Work item:
All lines from the one with "Bcap, tab, tsort_mode(P));" through the end of the records below are to be given again exactly, and nothing else.

Record extracts:
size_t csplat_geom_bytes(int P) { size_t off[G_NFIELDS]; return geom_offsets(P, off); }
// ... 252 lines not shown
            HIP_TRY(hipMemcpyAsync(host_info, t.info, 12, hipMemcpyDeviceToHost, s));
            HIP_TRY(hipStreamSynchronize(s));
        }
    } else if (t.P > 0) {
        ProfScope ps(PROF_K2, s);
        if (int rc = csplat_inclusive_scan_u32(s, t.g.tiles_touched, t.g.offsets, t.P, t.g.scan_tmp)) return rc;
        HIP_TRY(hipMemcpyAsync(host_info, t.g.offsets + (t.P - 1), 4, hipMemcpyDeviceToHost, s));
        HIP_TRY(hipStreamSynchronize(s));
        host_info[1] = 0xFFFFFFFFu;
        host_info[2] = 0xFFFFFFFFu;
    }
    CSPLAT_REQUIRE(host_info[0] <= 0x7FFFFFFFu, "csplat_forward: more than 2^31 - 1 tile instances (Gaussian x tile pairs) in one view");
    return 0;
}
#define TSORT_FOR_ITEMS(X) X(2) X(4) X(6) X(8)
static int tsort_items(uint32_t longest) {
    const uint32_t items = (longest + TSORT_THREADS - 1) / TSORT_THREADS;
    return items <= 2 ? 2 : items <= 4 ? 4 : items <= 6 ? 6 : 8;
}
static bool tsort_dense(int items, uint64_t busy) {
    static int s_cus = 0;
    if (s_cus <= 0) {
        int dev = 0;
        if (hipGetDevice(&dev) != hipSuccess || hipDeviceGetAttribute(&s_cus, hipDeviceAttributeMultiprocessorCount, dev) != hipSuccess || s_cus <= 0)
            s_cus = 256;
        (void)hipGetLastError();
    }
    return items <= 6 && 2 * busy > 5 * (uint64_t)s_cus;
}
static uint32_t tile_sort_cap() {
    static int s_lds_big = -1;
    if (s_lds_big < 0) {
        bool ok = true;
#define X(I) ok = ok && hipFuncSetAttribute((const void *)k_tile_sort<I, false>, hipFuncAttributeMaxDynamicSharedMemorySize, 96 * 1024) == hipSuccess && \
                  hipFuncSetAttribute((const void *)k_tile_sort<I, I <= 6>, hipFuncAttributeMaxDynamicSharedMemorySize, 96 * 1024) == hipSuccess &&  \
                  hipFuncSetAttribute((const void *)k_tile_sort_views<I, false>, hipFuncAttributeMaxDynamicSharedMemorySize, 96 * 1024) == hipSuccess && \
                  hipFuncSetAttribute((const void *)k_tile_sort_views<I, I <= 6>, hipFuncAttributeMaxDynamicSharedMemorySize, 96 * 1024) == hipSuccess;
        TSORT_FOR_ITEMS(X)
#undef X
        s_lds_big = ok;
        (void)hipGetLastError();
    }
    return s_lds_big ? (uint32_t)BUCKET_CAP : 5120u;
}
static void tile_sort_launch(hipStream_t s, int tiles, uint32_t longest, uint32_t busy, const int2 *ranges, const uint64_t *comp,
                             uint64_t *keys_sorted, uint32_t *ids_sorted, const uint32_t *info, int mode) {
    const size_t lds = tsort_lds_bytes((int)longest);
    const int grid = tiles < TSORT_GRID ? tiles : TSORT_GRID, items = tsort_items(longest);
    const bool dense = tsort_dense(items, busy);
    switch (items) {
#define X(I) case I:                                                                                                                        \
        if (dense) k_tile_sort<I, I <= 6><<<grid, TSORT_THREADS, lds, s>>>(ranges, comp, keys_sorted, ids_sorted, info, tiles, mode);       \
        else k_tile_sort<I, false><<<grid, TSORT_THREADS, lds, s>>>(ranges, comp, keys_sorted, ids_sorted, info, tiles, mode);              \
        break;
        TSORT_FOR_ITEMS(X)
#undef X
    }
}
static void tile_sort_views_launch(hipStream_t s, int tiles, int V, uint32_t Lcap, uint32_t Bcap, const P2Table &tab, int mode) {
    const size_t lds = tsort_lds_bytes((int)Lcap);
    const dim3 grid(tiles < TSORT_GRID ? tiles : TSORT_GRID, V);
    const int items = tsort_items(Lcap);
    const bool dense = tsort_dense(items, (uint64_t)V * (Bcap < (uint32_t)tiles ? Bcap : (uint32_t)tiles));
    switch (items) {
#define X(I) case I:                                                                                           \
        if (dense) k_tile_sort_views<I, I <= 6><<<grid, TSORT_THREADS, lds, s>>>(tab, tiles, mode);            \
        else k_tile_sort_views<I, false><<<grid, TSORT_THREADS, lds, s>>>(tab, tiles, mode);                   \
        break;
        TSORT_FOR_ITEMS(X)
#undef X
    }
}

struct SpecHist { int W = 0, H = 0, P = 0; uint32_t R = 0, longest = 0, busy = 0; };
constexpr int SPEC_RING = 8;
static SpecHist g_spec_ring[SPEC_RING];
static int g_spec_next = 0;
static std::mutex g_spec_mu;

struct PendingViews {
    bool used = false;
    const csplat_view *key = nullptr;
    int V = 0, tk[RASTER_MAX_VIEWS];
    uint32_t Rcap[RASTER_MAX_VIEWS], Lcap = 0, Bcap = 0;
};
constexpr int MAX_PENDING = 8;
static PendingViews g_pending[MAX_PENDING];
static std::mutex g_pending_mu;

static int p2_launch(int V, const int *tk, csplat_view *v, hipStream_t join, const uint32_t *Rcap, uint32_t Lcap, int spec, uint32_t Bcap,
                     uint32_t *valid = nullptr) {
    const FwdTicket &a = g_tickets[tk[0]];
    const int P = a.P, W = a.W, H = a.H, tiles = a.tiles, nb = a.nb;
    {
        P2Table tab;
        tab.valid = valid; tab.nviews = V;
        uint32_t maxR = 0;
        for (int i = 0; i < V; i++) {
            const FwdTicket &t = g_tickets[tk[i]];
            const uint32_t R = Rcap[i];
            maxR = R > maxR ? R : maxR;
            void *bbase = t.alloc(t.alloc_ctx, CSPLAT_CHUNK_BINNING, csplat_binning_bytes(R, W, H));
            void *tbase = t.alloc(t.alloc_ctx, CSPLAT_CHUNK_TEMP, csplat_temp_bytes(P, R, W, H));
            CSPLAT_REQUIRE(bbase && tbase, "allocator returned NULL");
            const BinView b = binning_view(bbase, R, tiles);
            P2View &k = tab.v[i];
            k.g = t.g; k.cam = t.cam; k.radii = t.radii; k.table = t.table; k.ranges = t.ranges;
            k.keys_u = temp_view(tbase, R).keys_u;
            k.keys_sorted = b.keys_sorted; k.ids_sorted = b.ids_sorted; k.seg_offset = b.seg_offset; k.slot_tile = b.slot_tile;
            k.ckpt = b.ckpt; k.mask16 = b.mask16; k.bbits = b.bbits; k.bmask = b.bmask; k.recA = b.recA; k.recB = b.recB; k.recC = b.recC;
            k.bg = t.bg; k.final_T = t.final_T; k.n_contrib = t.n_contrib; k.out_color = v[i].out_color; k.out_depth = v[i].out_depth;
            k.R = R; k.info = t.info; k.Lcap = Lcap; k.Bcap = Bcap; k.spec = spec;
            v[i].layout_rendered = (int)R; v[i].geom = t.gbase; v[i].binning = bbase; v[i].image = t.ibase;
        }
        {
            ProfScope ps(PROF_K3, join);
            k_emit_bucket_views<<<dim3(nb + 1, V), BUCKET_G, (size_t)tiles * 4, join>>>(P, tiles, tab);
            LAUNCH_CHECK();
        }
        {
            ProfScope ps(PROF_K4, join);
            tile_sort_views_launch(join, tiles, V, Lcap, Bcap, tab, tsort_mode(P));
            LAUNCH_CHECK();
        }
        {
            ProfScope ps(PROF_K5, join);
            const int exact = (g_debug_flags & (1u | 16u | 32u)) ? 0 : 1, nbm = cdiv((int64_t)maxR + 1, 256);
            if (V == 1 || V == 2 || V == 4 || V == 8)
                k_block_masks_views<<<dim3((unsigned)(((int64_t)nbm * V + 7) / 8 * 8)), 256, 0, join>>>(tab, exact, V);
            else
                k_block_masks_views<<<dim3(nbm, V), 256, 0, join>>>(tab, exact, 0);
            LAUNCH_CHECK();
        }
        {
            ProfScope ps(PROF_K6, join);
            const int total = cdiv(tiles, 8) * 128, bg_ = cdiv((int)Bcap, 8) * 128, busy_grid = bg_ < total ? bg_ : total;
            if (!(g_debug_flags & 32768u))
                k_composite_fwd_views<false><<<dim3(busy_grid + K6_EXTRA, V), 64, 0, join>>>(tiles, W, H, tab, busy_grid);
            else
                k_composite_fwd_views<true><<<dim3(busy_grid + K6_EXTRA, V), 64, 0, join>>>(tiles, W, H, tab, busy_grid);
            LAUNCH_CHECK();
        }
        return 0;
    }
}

Expected answer:
            tile_sort_views_launch(join, tiles, V, Lcap, Bcap, tab, tsort_mode(P));
            LAUNCH_CHECK();
        }
        {
            ProfScope ps(PROF_K5, join);
            const int exact = (g_debug_flags & (1u | 16u | 32u)) ? 0 : 1, nbm = cdiv((int64_t)maxR + 1, 256);
            if (V == 1 || V == 2 || V == 4 || V == 8)
                k_block_masks_views<<<dim3((unsigned)(((int64_t)nbm * V + 7) / 8 * 8)), 256, 0, join>>>(tab, exact, V);
            else
                k_block_masks_views<<<dim3(nbm, V), 256, 0, join>>>(tab, exact, 0);
            LAUNCH_CHECK();
        }
        {
            ProfScope ps(PROF_K6, join);
            const int total = cdiv(tiles, 8) * 128, bg_ = cdiv((int)Bcap, 8) * 128, busy_grid = bg_ < total ? bg_ : total;
            if (!(g_debug_flags & 32768u))
                k_composite_fwd_views<false><<<dim3(busy_grid + K6_EXTRA, V), 64, 0, join>>>(tiles, W, H, tab, busy_grid);
            else
                k_composite_fwd_views<true><<<dim3(busy_grid + K6_EXTRA, V), 64, 0, join>>>(tiles, W, H, tab, busy_grid);
            LAUNCH_CHECK();
        }
        return 0;
    }
}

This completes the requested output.